╭──

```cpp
static int splitk_reduce(const GemmArgs& g, int S, int epi, hipStream_t st, const char* what) {
  const int rslot = ktime_begin(st);
  const int64_t MN = (int64_t)g.M * g.N;
  const int rg = (int)((MN + 63) / 64);
  const bool fwd = epi == EPI_FWD;
  hipLaunchKernelGGL(gemm_splitk_reduce_kernel, dim3(rg), dim3(kWG), 0, st, g.part, S, g,
                     fwd ? g.bias : nullptr, fwd ? g.act : ACT_NONE,
                     epi == EPI_DX ? g.mask : nullptr);
  ktime_end(rslot, KT_GEMM_REDUCE, (double)S * MN, st);
  return check_launch(what);
}

int launch_slab_reduce(const float* part, int S, int64_t n, float* out, hipStream_t st,
                       const int* skip) {
  if (n < 1 || S < 1) return SMI_OK;
  const int rg = (int)((n + 63) / 64);
  GemmArgs g{};
  g.M = 1; g.N = (int)n; g.C = out; g.ldc = n; g.ones_col = -1; g.skip = skip;
  hipLaunchKernelGGL(gemm_splitk_reduce_kernel, dim3(rg), dim3(kWG), 0, st, part, S, g, nullptr,
                     ACT_NONE, nullptr);
  return check_launch("gemm_splitk_reduce_kernel");
}

int launch_linear_fwd(const float* X, int64_t ldx, int M, int K, const float* W, int64_t ldw,
                      const float* b, int N, int act, float* Y, int64_t ldy, hipStream_t st,
                      const int* skip) {
  if (K >= 1 && K <= 64 && N >= 32 && N <= 512 && M >= 2048)
    return launch_smallk_fwd(X, ldx, M, K, W, ldw, b, N, act, Y, ldy, st, skip);
  GemmArgs g{};
  g.M = M; g.N = N; g.K = K;
  g.A = X; g.a_rs = ldx; g.a_cs = 1;
  g.B = W; g.b_rs = 1; g.b_cs = ldw;
  g.C = Y; g.ldc = ldy; g.bias = b; g.act = act; g.ones_col = -1; g.skip = skip;
  return gemm_launch(EPI_FWD, g, st);
}

int launch_copy_cols(const float* src, int64_t lds, int64_t rows, int cols, float* dst,
                     int64_t ldd, hipStream_t st);
int launch_linear_fwd_cat(const float* X, int64_t ldx, int M, int K, const float* W, int64_t ldw,
                          const float* b, int N, int act, float* Y, int64_t ldy, const float* S,
                          int64_t lds, int xcols, hipStream_t st) {
  const int gm = (M + GBM - 1) / GBM, gn = (N + GBN - 1) / GBN;
  const bool t16 = !(K >= 1 && K <= 64 && N >= 32 && N <= 512 && M >= 2048) && use_t16() &&
                   gm * gn < 256 && M <= 4096 && K <= 4 * 16 * T16_MAXC && M > 0;
  if (!t16) {
    RC_CHECK(launch_linear_fwd(X, ldx, M, K, W, ldw, b, N, act, Y, ldy, st));
    return launch_copy_cols(S, lds, M, xcols, Y + N, ldy, st);
  }
  GemmArgs g{};
  g.M = M; g.N = N; g.K = K;
  g.A = X; g.a_rs = ldx; g.a_cs = 1;
  g.B = W; g.b_rs = 1; g.b_cs = ldw;
  g.C = Y; g.ldc = ldy; g.bias = b; g.act = act; g.ones_col = -1;
  g.xsrc = S; g.xlds = lds; g.xcols = xcols;
  return gemm_launch(EPI_FWD, g, st);
}

int launch_linear_bwd_dx(const float* dY, int64_t ldg, int M, int N, const float* W, int64_t ldw,
                         int K, const float* mask, int64_t ldm, float* dX, int64_t lddx,
                         hipStream_t st, const int* skip) {
  GemmArgs g{};
  g.M = M; g.N = K; g.K = N;
  g.A = dY; g.a_rs = ldg; g.a_cs = 1;
  g.B = W; g.b_rs = ldw; g.b_cs = 1;
  g.C = dX; g.ldc = lddx; g.mask = mask; g.ldm = ldm; g.ones_col = -1; g.skip = skip;
  return gemm_launch(EPI_DX, g, st);
}

int launch_linear_bwd_dw2(const float* dY, int64_t ldg, int M, int N, const float* X1,
                          int64_t ldx1, int K1, const float* X2, int64_t ldx2, int K2,
                          float* dW1, int64_t ld1, float* dW2, int64_t ld2, float* db1,
                          float* db2, hipStream_t st, const int* skip) {
  const int K1p = (int)ldx1;
  if (K1p < K1 || K1p % 4) return set_error(SMI_E_ARG, "bwd_dw2: ldx1 must be a multiple of 4 >= K1");
  GemmArgs g{};
  g.M = N; g.N = K1p + K2 + 1; g.K = M;
  g.A = dY; g.a_rs = 1; g.a_cs = ldg;
  g.B = X1; g.b_rs = ldx1; g.b_cs = 1;
  g.B2 = X2; g.b2_rs = ldx2; g.split_col = K1p; g.c1_real = K1;
  g.C = dW1; g.ldc = ld1; g.C2 = dW2; g.ldc2 = ld2;
  g.ones_col = K1p + K2; g.bias_out = db1; g.bias_out2 = db2; g.skip = skip;
  if (!(g.a_rs == 1 && g.b_cs == 1 && use_dwd() && g.M <= 512 && g.N <= 512))
    return set_error(SMI_E_ARG, "bwd_dw2: shape not supported");
  if (dw_group_add(g)) return SMI_OK;
  if (g_grp_on) g_grp_missed = true;
  return dwd_launch(g, st);
}

int launch_linear_bwd_dw(const float* dY, int64_t ldg, int M, int N, const float* X, int64_t ldx,
                         int K, float* dW, int64_t lddw, float* db, int accumulate,
                         hipStream_t st, const int* skip) {
  GemmArgs g{};
  g.M = N; g.N = db ? K + 1 : K; g.K = M;
  g.A = dY; g.a_rs = 1; g.a_cs = ldg;
  g.B = X; g.b_rs = ldx; g.b_cs = 1;
  g.C = dW; g.ldc = lddw; g.accumulate = accumulate; g.skip = skip;
  g.ones_col = db ? K : -1;
  g.bias_out = db;
  return gemm_launch(EPI_DW, g, st);
}

}
```

Before: 3.744 million env-steps/s.

## Split grouped dW GEMMs into planned sub-tile entries with narrow tile classes

```diff
diff --git a/include/surreal_mi.h b/include/surreal_mi.h
--- a/include/surreal_mi.h
+++ b/include/surreal_mi.h
@@ -295,6 +295,8 @@
                                float* db, int accumulate, void* stream);
 int smi_dw_group_begin(void);
 int smi_dw_group_flush(void* stream);
+int smi_diag_dw_plan(const int* gemms, int ng, int waves, int slots, int64_t cap_floats,
+                     int max_ent, int64_t* out, int64_t* tot);
 
 int smi_mse_grad(const float* q, int64_t q_stride, const float* y, int64_t n, float* dq,
                  float* loss, void* stream);
diff --git a/surreal_amd/_lib.py b/surreal_amd/_lib.py
--- a/surreal_amd/_lib.py
+++ b/surreal_amd/_lib.py
@@ -127,6 +127,7 @@
     'smi_reward_filter_commit': (c_int, [P, P, P, P, P]),
     'smi_dw_group_begin': (c_int, []),
     'smi_dw_group_flush': (c_int, [P]),
+    'smi_diag_dw_plan': (c_int, [P, c_int, c_int, c_int, c_i64, c_int, P, P]),
     'smi_layernorm_forward': (c_int, [P, c_i64, c_i64, c_int, P, P, c_f32, P, c_i64, P, P, P]),
     'smi_layernorm_backward': (c_int, [P, c_i64, P, c_i64, P, P, P, c_i64, c_int, c_int, P, c_i64,
                                        P, P, P]),
diff --git a/surreal_amd/csrc/linear_kernels.hip b/surreal_amd/csrc/linear_kernels.hip
--- a/surreal_amd/csrc/linear_kernels.hip
+++ b/surreal_amd/csrc/linear_kernels.hip
@@ -579,6 +579,37 @@
 constexpr int DWD_P = SMI_DWD_P;
 
 
+typedef float dwd_v2 __attribute__((ext_vector_type(2), aligned(4)));
+typedef float dwd_v3 __attribute__((ext_vector_type(3), aligned(4)));
+template <int W, bool GLOBAL>
+__device__ __forceinline__ float4 dwd_ldw(const float* p) {
+#define SMI_LDW(T_) (GLOBAL ? *(const __attribute__((address_space(1))) T_*)p : *(const T_*)p)
+  if constexpr (W == 4) { const f32x4 x = SMI_LDW(f32x4); return float4{x[0], x[1], x[2], x[3]}; }
+  else if constexpr (W == 3) { const dwd_v3 x = SMI_LDW(dwd_v3); return float4{x[0], x[1], x[2], 0.f}; }
+  else if constexpr (W == 2) { const dwd_v2 x = SMI_LDW(dwd_v2); return float4{x[0], x[1], 0.f, 0.f}; }
+  else return float4{SMI_LDW(float), 0.f, 0.f, 0.f};
+#undef SMI_LDW
+}
+
+template <int W>
+__device__ __forceinline__ int dwd_fit_col(int c0, int lim, int li, int j) {
+  const int cb = c0 + W * li;
+  const int c = min(cb, lim - W) + j;
+  return c >= cb ? c : -1;
+}
+
+struct DwEnt {
+  float* part;
+  int gi;
+  int m0, n0, M, N;
+  int kchunk, S;
+  int gm, gn;
+  int cls;
+};
+__host__ __device__ constexpr int dw_cls(int mt, int nt, bool va, bool vb) {
+  return mt | (nt << 3) | ((mt == 4 && va) << 7) | ((nt >= 4 && vb) << 8);
+}
+
 template <int MT, int NT, bool VA, bool VB, int NB = NT>
 __device__ __forceinline__ void dwd_load(const GemmArgs& g, int r, int ke, int m0, int n0, int bdata,
                                          float (&av)[MT], float (&bv)[NT]) {
@@ -595,9 +626,24 @@
     const int c = min(m0 + 4 * li, g.M - 4);
     const float4 x = *reinterpret_cast<const float4*>(Ar + c);
     av[0] = x.x; av[1] = x.y; av[2] = x.z; av[3] = x.w;
+  } else if constexpr (MT == 2 || MT == 3) {
+    const float4 x = dwd_ldw<MT, false>(Ar + min(m0 + MT * li, g.M - MT));
+    av[0] = x.x; av[1] = x.y;
+    if constexpr (MT == 3) av[2] = x.z;
   } else {
 #pragma unroll
     for (int t = 0; t < MT; ++t) av[t] = Ar[min(m0 + MT * li + t, g.M - 1)];
+  }
+  if constexpr (NT < 4) {
+    const int cb = n0 + NT * li;
+    const int c = min(cb, bdata - NT);
+    const float* src = cb < bdata ? (c >= split ? Br2 : Br) + c
+                                  : (g.ones_col >= 0 && cb < bdata + NT ? one : g_dwd_zero);
+    const float4 x = dwd_ldw<NT, false>(src);
+    bv[0] = x.x;
+    if constexpr (NT >= 2) bv[1] = x.y;
+    if constexpr (NT == 3) bv[2] = x.z;
+    return;
   }
 #pragma unroll
   for (int h = 0; h < NB / 4; ++h) {
@@ -626,41 +672,39 @@
 template <int MT, int NT, int NB, int RS>
 __device__ __forceinline__ void dwd_main_fast(const GemmArgs& g, int rw, int nsteps, int m0, int n0,
                                               int bdata, f32x4 (&acc)[MT][NT]) {
-  static_assert(MT == 4 || MT == 1, "fast dW loop: 4 m sub-tiles (float4 A) or 1 (scalar A)");
-  constexpr int NH = NB / 4;
+  static_assert(NB == NT || (NT == 8 && NB == 4), "fast dW loop: whole tiles or the lower half of 8");
+  constexpr int GW = NT < 4 ? NT : 4;
+  constexpr int NH = NB / GW;
   const int li = threadIdx.x & 15;
-  const float* pa = g.A + (int64_t)rw * g.a_cs + (MT == 4 ? min(m0 + 4 * li, g.M - 4)
-                                                          : min(m0 + li, g.M - 1));
+  const float* pa = g.A + (int64_t)rw * g.a_cs + min(m0 + MT * li, g.M - MT);
   const int64_t sa = (int64_t)RS * g.a_cs;
   const float* pb[NH];
   int64_t sb[NH];
 #pragma unroll
   for (int h = 0; h < NH; ++h) {
-    const int cb = n0 + 64 * h + 4 * li;
+    const int cb = n0 + 64 * h + GW * li;
     if (cb < bdata) {
-      if (g.B2 && cb >= g.split_col) {
-        pb[h] = g.B2 + (int64_t)rw * g.b2_rs + (cb - g.split_col);
+      const int c = NT < 4 ? min(cb, bdata - NT) : cb;
+      if (g.B2 && c >= g.split_col) {
+        pb[h] = g.B2 + (int64_t)rw * g.b2_rs + (c - g.split_col);
         sb[h] = (int64_t)RS * g.b2_rs;
       } else {
-        pb[h] = g.B + (int64_t)rw * g.b_rs + cb;
+        pb[h] = g.B + (int64_t)rw * g.b_rs + c;
         sb[h] = (int64_t)RS * g.b_rs;
       }
     } else {
-      pb[h] = cb == g.ones_col ? g_dwd_one : g_dwd_zero;
+      const bool ones = NT < 4 ? g.ones_col >= 0 && cb < bdata + NT : cb == g.ones_col;
+      pb[h] = ones ? g_dwd_one : g_dwd_zero;
       sb[h] = 0;
     }
   }
   float4 av[DWD_P], bv[DWD_P][NH];
-  using gf4 = const __attribute__((address_space(1))) f32x4;
-  using gf1 = const __attribute__((address_space(1))) float;
-  auto f4 = [](const f32x4 x) { return float4{x[0], x[1], x[2], x[3]}; };
   auto load = [&](int p) {
-    if constexpr (MT == 4) av[p] = f4(*(gf4*)pa);
-    else av[p].x = *(gf1*)pa;
+    av[p] = dwd_ldw<MT, true>(pa);
     pa += sa;
 #pragma unroll
     for (int h = 0; h < NH; ++h) {
-      bv[p][h] = f4(*(gf4*)pb[h]);
+      bv[p][h] = dwd_ldw<GW, true>(pb[h]);
       pb[h] += sb[h];
     }
   };
@@ -685,10 +729,13 @@
     load(p);
     __builtin_amdgcn_sched_barrier(0);
   }
+  constexpr bool kRestart = MT == 1;
   f32x4 tot[MT][NT];
-  if constexpr (MT == 1) {
-#pragma unroll
-    for (int b = 0; b < NT; ++b) tot[0][b] = f32x4{0.f, 0.f, 0.f, 0.f};
+  if constexpr (kRestart) {
+#pragma unroll
+    for (int a = 0; a < MT; ++a)
+#pragma unroll
+      for (int b = 0; b < NT; ++b) tot[a][b] = f32x4{0.f, 0.f, 0.f, 0.f};
   }
   for (int s0 = DWD_P; s0 < nsteps; s0 += DWD_P) {
 #pragma unroll
@@ -697,29 +744,35 @@
       if constexpr (SMI_DWD_DIAG != 1) load(p);
       __builtin_amdgcn_sched_barrier(0);
     }
-    if constexpr (MT == 1) {
-#pragma unroll
-      for (int b = 0; b < NB; ++b) {
-        tot[0][b] += acc[0][b];
-        acc[0][b] = f32x4{0.f, 0.f, 0.f, 0.f};
-      }
+    if constexpr (kRestart) {
+#pragma unroll
+      for (int a = 0; a < MT; ++a)
+#pragma unroll
+        for (int b = 0; b < NB; ++b) {
+          tot[a][b] += acc[a][b];
+          acc[a][b] = f32x4{0.f, 0.f, 0.f, 0.f};
+        }
     }
   }
 #pragma unroll
   for (int p = 0; p < DWD_P; ++p) step(p);
-  if constexpr (MT == 1) {
-#pragma unroll
-    for (int b = 0; b < NB; ++b) acc[0][b] = tot[0][b] + acc[0][b];
+  if constexpr (kRestart) {
+#pragma unroll
+    for (int a = 0; a < MT; ++a)
+#pragma unroll
+      for (int b = 0; b < NB; ++b) acc[a][b] = tot[a][b] + acc[a][b];
   }
 }
 
 template <int MT, int NT, bool VA, bool VB, int WV>
-__device__ __forceinline__ void dwd_tile(const GemmArgs& g, const TileIdx ti, float4* dwd_red) {
+__device__ __forceinline__ void dwd_tile(const GemmArgs& g, const DwEnt& e, const TileIdx ti,
+                                         float4* dwd_red) {
   const int lane = threadIdx.x & 63, wave = threadIdx.x >> 6;
   const int li = lane & 15, lk = lane >> 4;
-  const int m0 = ti.mt * 16 * MT, n0 = ti.nt * 16 * NT;
-  const int kb = ti.z * g.kchunk;
-  const int ke = min(g.K, kb + g.kchunk);
+  const int m0 = e.m0 + ti.mt * 16 * MT, n0 = e.n0 + ti.nt * 16 * NT;
+  const int mend = e.m0 + e.M, nend = e.n0 + e.N;
+  const int kb = ti.z * e.kchunk;
+  const int ke = min(g.K, kb + e.kchunk);
   constexpr int RS = 4 * WV;
   const int nsteps = (ke - kb + RS - 1) / RS;
   const int bdata = g.ones_col >= 0 ? g.ones_col : g.N;
@@ -747,12 +800,12 @@
       }
     }
   };
-  constexpr bool kFast = VB && ((VA && MT == 4) || MT == 1);
+  constexpr bool kFast = (VB || NT < 4) && (VA || MT < 4);
   bool fast = false;
   if constexpr (kFast)
     fast = use_dwd_fast() && nsteps >= DWD_P && nsteps % DWD_P == 0 && kb + nsteps * RS <= ke;
   constexpr int NBH = NT > 4 ? 4 : NT;
-  if (NT == 8 && n0 + 64 >= g.N) {
+  if (NT == 8 && n0 + 64 >= nend) {
     if constexpr (kFast) {
       if (fast) dwd_main_fast<MT, NT, NBH, RS>(g, rw, nsteps, m0, n0, bdata, acc);
       else mainloop(std::integral_constant<int, NBH>{});
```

╰──

▶ _TASK OBJECTIVE_
Only a number is wanted here: the count of lines in the data that include the word "what".

▶ _SOLUTION FOR THIS EXERCISE_
2